> **TASK GOAL**
Each line that includes "HERE" must be copied from the records.

> **EXERCISE DATA**

****

# eps696/aphantasia

Hardware: AMD Instinct MI355X
Metric: optimization steps/sec @1280x720 ViT-B/32 samples=200 (higher is better)
Workload: dtype f16 (MFMA operands, fp32 accumulate; fp32 residual stream / LayerNorm / softmax statistics / synth / sampler / loss / Adam)

## Files before the change

### aphantasia_amd/_ffi.py

```python
import ctypes
import os
from ctypes import POINTER, c_char_p, c_float, c_int, c_size_t, c_void_p

import torch

HERE = os.path.dirname(os.path.abspath(__file__))
LIB_PATH = os.path.join(HERE, 'libaphantasia_hip.so')

APH_OUT_NCHW_RAW, APH_OUT_NCHW_NORM, APH_OUT_PATCH_F16, APH_GRAD_PATCH_F16, APH_OUT_PATCH_F16_HILO, APH_OUT_PATCH_F32 = 0, 1, 2, 3, 4, 5
APH_AUG_STRIDE = 16
APH_TF_FAST, APH_TF_CUSTOM, APH_TF_ELASTIC = 0, 1, 2
SIM_TYPES = {'cossim': 0, 'cos': 0, None: 0, 'mix': 1, 'ang': 2, 'dot': 3}


class SampleGeom(ctypes.Structure):
    _fields_ = [(n, c_int) for n in ('H', 'W', 'Hp', 'Wp', 'py0', 'px0', 'S', 'size', 'patch')]


_PROTOTYPES = {
    'aph_version': (c_int, []),
    'aph_last_error': (c_char_p, []),
    'aph_synth_plan_create': (c_int, [c_int, c_int, c_int, POINTER(c_void_p)]),
    'aph_synth_plan_destroy': (c_int, [c_void_p]),
    'aph_synth_fft_fwd': (c_int, [c_void_p, c_void_p, c_void_p, c_void_p, c_float, POINTER(c_float), c_int, c_void_p, c_void_p, c_void_p]),
# ... 5 lines not shown
    'aph_synth_stats': (c_int, [c_void_p, c_void_p, c_void_p]),
    'aph_synth_set_stats': (c_int, [c_void_p, c_void_p, c_void_p]),
    'aph_synth_plan_describe': (c_int, [c_void_p, POINTER(c_int)]),
    'aph_idwt_coarse_levels': (c_int, [POINTER(c_int), POINTER(c_int), c_int, c_int]),
    'aph_rgb_priors_ws_bytes': (c_size_t, []),
    'aph_rgb_sharp': (c_int, [c_void_p, c_int, c_int, c_float, c_void_p, c_void_p, c_void_p, c_void_p]),
    'aph_rgb_priors': (c_int, [c_void_p, c_int, c_int, c_float, c_float, c_float, c_void_p, c_void_p, c_void_p, c_void_p]),
    'aph_cppn_param_count': (c_size_t, [c_int, c_int, c_int]),
    'aph_cppn_ws_bytes': (c_size_t, [c_int, c_int, c_int, c_int, c_int]),
    'aph_cppn_fwd': (c_int, [c_void_p, c_int, c_int, c_int, c_void_p, c_void_p, c_int, c_int, c_void_p, c_void_p, c_void_p]),
    'aph_cppn_bwd': (c_int, [c_void_p, c_int, c_int, c_int, c_void_p, c_void_p, c_int, c_int, c_void_p, c_float, c_void_p, c_void_p, c_void_p, c_void_p]),
    'aph_idwt_level_fwd': (c_int, [c_void_p, c_int, c_int, c_void_p, c_int, c_int, c_int, c_void_p, c_void_p, c_int, c_float, c_void_p, c_void_p]),
    'aph_idwt_fwd': (c_int, [c_void_p, c_void_p, c_void_p, c_void_p, c_void_p, c_int, c_int, c_void_p, c_void_p, c_int, c_void_p, c_void_p]),
    'aph_idwt_bwd': (c_int, [c_void_p, c_void_p, c_void_p, c_void_p, c_int, c_int, c_void_p, c_void_p, c_int, c_void_p, c_void_p, c_void_p, c_void_p]),
    'aph_idwt_level_bwd': (c_int, [c_void_p, c_int, c_int, c_int, c_void_p, c_void_p, c_int, c_float, c_void_p, c_int, c_int, c_void_p, c_void_p]),
    'aph_sample_ws_bytes': (c_size_t, [POINTER(SampleGeom), c_int]),
    'aph_sample_fwd': (c_int, [POINTER(SampleGeom), c_void_p, c_void_p, c_void_p, c_void_p, c_void_p, c_int, c_void_p]),
    'aph_sample_bwd': (c_int, [POINTER(SampleGeom), c_void_p, c_float, c_void_p, c_void_p, c_void_p, c_void_p, c_int, c_void_p]),
    'aph_sample_ws_bytes_tf': (c_size_t, [POINTER(SampleGeom), c_int]),
    'aph_sample_fwd_tf': (c_int, [POINTER(SampleGeom), c_int, c_void_p, c_void_p, c_void_p, c_void_p, c_void_p, c_void_p, c_int, c_void_p]),
    'aph_sample_bwd_tf': (c_int, [POINTER(SampleGeom), c_int, c_void_p, c_float, c_void_p, c_void_p, c_void_p, c_void_p, c_void_p, c_int, c_void_p]),
    'aph_triangle_blur': (c_int, [c_void_p, c_int, c_int, c_int, c_int, c_float, c_float, c_void_p, c_void_p]),
    'aph_resize_bicubic': (c_int, [c_void_p, c_int, c_int, c_int, c_void_p, c_int, c_int, c_void_p]),
    'aph_flip_w': (c_int, [c_void_p, c_void_p, c_int, c_int, c_int, c_void_p, c_void_p]),
    'aph_grid_warp': (c_int, [c_void_p, c_void_p, c_int, c_int, c_int, c_float, c_float, c_float, c_float, c_float, c_void_p, c_void_p, c_void_p]),
    'aph_attn_test': (c_int, [c_void_p, c_void_p, c_void_p, c_void_p, c_void_p, c_void_p, c_int, c_int, c_int, c_int, c_void_p]),
    'aph_attn_f32_test': (c_int, [c_void_p, c_void_p, c_void_p, c_void_p, c_void_p, c_void_p, c_int, c_int, c_int, c_int, c_void_p]),
    'aph_attn_causal_f32_test': (c_int, [c_void_p, c_void_p, c_void_p, c_int, c_int, c_int, c_void_p]),
    'aph_text_create': (c_int, [c_int, c_int, c_int, c_int, c_int, c_int, c_int, POINTER(c_void_p)]),
    'aph_text_destroy': (c_int, [c_void_p]),
    'aph_text_workspace_bytes': (c_size_t, [c_void_p]),
    'aph_text_set_weight': (c_int, [c_void_p, c_char_p, c_void_p, c_size_t]),
    'aph_text_forward': (c_int, [c_void_p, c_void_p, c_int, c_void_p, c_void_p]),
    'aph_lpips_create': (c_int, [POINTER(c_int), c_int, c_int, POINTER(c_void_p)]),
    'aph_lpips_destroy': (c_int, [c_void_p]),
    'aph_lpips_workspace_bytes': (c_size_t, [c_void_p]),
    'aph_lpips_set_weight': (c_int, [c_void_p, c_char_p, c_void_p, c_size_t]),
    'aph_lpips_set_target': (c_int, [c_void_p, c_void_p, c_int, c_int, c_void_p]),
    'aph_lpips_value_grad': (c_int, [c_void_p, c_void_p, c_void_p, c_void_p, c_void_p, c_void_p]),
    'aph_lpips_value_grad_half': (c_int, [c_void_p, c_void_p, c_void_p, c_void_p, c_void_p, c_void_p]),
    'aph_lpips_pack_test': (c_int, [c_void_p, c_int, c_int, c_int, c_void_p, c_size_t]),
    'aph_lpips_conv_test': (c_int, [c_void_p, c_int, c_int, c_int, c_void_p, c_int, c_void_p, c_int, c_void_p, c_void_p, c_void_p, c_int, c_int, c_void_p]),
    'aph_lpips_pool_test': (c_int, [c_void_p, c_int, c_int, c_int, c_void_p, c_void_p, c_void_p, c_void_p]),
    'aph_lpips_head_test': (c_int, [c_void_p, c_void_p, c_void_p, c_int, c_int, c_float, c_void_p, c_void_p, c_void_p, c_void_p, c_void_p]),
    'aph_lpips_resize_test': (c_int, [c_void_p, c_int, c_int, c_void_p, c_int, c_void_p]),
    'aph_depth_create': (c_int, [c_int, c_int, c_int, c_int, POINTER(c_int), POINTER(c_int), c_int, c_int, c_int, c_int, c_int, POINTER(c_void_p)]),
    'aph_depth_destroy': (c_int, [c_void_p]),
    'aph_depth_workspace_bytes': (c_size_t, [c_void_p]),
    'aph_depth_set_weight': (c_int, [c_void_p, c_char_p, c_void_p, c_size_t]),
    'aph_depth_set_pos_embed': (c_int, [c_void_p, c_int, c_int, c_void_p, c_size_t]),
    'aph_depth_forward': (c_int, [c_void_p, c_void_p, c_int, c_int, c_int, c_int, c_void_p, c_void_p]),
    'aph_depth_attn_test': (c_int, [c_void_p, c_void_p, c_int, c_int, c_int, c_void_p]),
    'aph_depth_conv_test': (c_int, [c_void_p, c_int, c_int, c_int, c_void_p, c_int, c_void_p, c_int, c_int, c_void_p, c_void_p, c_int, c_int, c_void_p, c_void_p,
                                    c_void_p]),
    'aph_depth_gemm_test': (c_int, [c_void_p, c_int, c_void_p, c_int, c_int, c_int, c_void_p, c_void_p, c_void_p]),
    'aph_depth_convt_test': (c_int, [c_void_p, c_int, c_int, c_int, c_int, c_void_p, c_int, c_int, c_void_p, c_void_p, c_void_p, c_void_p]),
    'aph_depth_resize_test': (c_int, [c_void_p, c_int, c_int, c_int, c_int, c_void_p, c_int, c_int, c_void_p]),
    'aph_depth_gelu_gemm_test': (c_int, [c_void_p, c_void_p, c_int, c_int, c_int, c_void_p, c_void_p, c_void_p]),
    'aph_frame_affine': (c_int, [c_void_p, c_int, c_int, c_int, POINTER(c_float), c_void_p, c_void_p]),
    'aph_patchify_f16': (c_int, [c_void_p, c_int, c_int, c_int, c_void_p, c_void_p]),
    'aph_patchify_f16_hilo': (c_int, [c_void_p, c_int, c_int, c_int, c_void_p, c_void_p]),
    'aph_patchify_f32': (c_int, [c_void_p, c_int, c_int, c_int, c_void_p, c_void_p]),
    'aph_unpatchify_f32': (c_int, [c_void_p, c_int, c_int, c_int, c_float, c_void_p, c_void_p]),
    'aph_patch_row_elems': (c_int, [c_int]),
    'aph_patchify_f16_win': (c_int, [c_void_p, c_int, c_int, c_int, c_int, c_void_p, c_void_p]),
    'aph_unpatchify_f32_win': (c_int, [c_void_p, c_int, c_int, c_int, c_int, c_float, c_void_p, c_void_p]),
    'aph_vit_create': (c_int, [c_int, c_int, c_int, c_int, c_int, c_int, c_int, POINTER(c_void_p)]),
    'aph_vit_destroy': (c_int, [c_void_p]),
    'aph_vit_workspace_bytes': (c_size_t, [c_void_p]),
    'aph_vit_set_weight': (c_int, [c_void_p, c_char_p, c_void_p, c_size_t]),
    'aph_vit_forward': (c_int, [c_void_p, c_void_p, c_int, c_void_p, c_void_p]),
    'aph_vit_forward_hilo': (c_int, [c_void_p, c_void_p, c_int, c_void_p, c_void_p]),
    'aph_vit_enable_hilo': (c_int, [c_void_p]),
    'aph_vit_enable_f32': (c_int, [c_void_p]),
    'aph_vit_forward_f32': (c_int, [c_void_p, c_void_p, c_int, c_void_p, c_void_p]),
    'aph_vit_backward_f32': (c_int, [c_void_p, c_void_p, c_int, c_void_p, c_float, c_void_p]),
    'aph_vit_backward': (c_int, [c_void_p, c_void_p, c_int, c_void_p, c_float, c_void_p]),
    'aph_vit_backward_h': (c_int, [c_void_p, c_void_p, c_int, c_void_p, c_float, c_void_p]),
    'aph_vit_profile': (c_int, [c_void_p, c_int]),
    'aph_vit_profile_read': (c_int, [c_void_p, c_void_p, c_void_p, c_void_p]),
    'aph_gemm_set_mfma32': (c_int, [c_int]),
    'aph_vit_set_fuse_ln': (c_int, [c_int]),
    'aph_crop_adjoint_set_gather': (c_int, [c_int]),
    'aph_crop_adjoint_set_shape': (c_int, [c_int, c_int, c_int, c_int, c_int]),
    'aph_vit_set_grad_stream_f16': (c_int, [c_int]),
    'aph_gemm_set_ws_min_tiles': (c_int, [c_int]),
    'aph_gemm_set_ws_pgroup': (c_int, [c_int]),
    'aph_gemm_set_rs': (c_int, [c_int]),
    'aph_mfma_rate': (c_int, [c_int, c_int, c_void_p, c_void_p, c_void_p]),
    'aph_gemm_rs_probe': (c_int, [c_void_p, c_void_p, c_int, c_int, c_int, c_void_p, c_int, c_void_p, c_void_p]),
    'aph_gemm_ws_probe': (c_int, [c_void_p, c_void_p, c_int, c_int, c_int, c_void_p, c_void_p, c_void_p, c_int, c_void_p, c_void_p]),
    'aph_gemm_f32_test': (c_int, [c_void_p, c_int, c_int, c_void_p, c_int, c_int, c_int, c_int, c_void_p, c_int, c_void_p, c_void_p, c_int, c_void_p, c_size_t, c_void_p]),
    'aph_gemm_f16': (c_int, [c_void_p, c_void_p, c_int, c_int, c_int, c_void_p, c_void_p]),
    'aph_gemm_f16_ld': (c_int, [c_void_p, c_int, c_void_p, c_int, c_int, c_int, c_int, c_void_p, c_int, c_void_p]),
    'aph_gemm_f16_epi_test': (c_int, [c_void_p, c_int, c_void_p, c_int, c_int, c_int, c_int, c_void_p, c_int, c_void_p, c_void_p, c_void_p, c_float, c_int,
                                      c_int, c_int, c_int, c_void_p, c_size_t, c_int, c_void_p]),
    'aph_ln_test': (c_int, [c_int, c_int, c_int, c_int, c_int, c_int, c_int, c_void_p, c_void_p, c_void_p, c_void_p, c_void_p, c_void_p, c_void_p,
                            c_void_p, c_void_p, c_void_p, c_void_p, c_void_p, c_void_p, c_void_p]),
    'aph_sim_loss': (c_int, [c_void_p, c_int, c_int, c_void_p, c_void_p, POINTER(c_float), c_int, c_int, c_int, c_int, c_int, c_float, c_float, c_void_p, c_void_p, c_void_p, c_void_p]),
    'aph_axpy_f32': (c_int, [c_void_p, c_void_p, c_float, c_size_t, c_void_p]),
    'aph_rgb_to_u8': (c_int, [c_void_p, c_int, c_int, c_float, c_void_p, c_void_p]),
    'aph_linear_head': (c_int, [c_void_p, c_int, c_int, c_void_p, c_float, c_float, c_float, c_float, c_void_p, c_void_p, c_void_p]),
    'aph_comm_unique_id': (c_int, [c_void_p]),
    'aph_comm_init': (c_int, [c_int, c_int, c_void_p, POINTER(c_void_p)]),
    'aph_allreduce_f32': (c_int, [c_void_p, c_void_p, c_size_t, c_void_p]),
    'aph_comm_ranks': (c_int, [c_void_p, POINTER(c_int)]),
    'aph_comm_destroy': (c_int, [c_void_p]),
    'aph_adam_step': (c_int, [c_void_p, c_void_p, c_void_p, c_void_p, c_void_p, c_void_p, c_int, c_size_t, c_void_p]),
    'aph_adam_step_guarded': (c_int, [c_void_p, c_void_p, c_void_p, c_void_p, c_void_p, c_void_p, c_int, c_size_t, c_void_p, c_void_p]),
}
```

****

> **RESULT BELOW**
HERE = os.path.dirname(os.path.abspath(__file__))
LIB_PATH = os.path.join(HERE, 'libaphantasia_hip.so')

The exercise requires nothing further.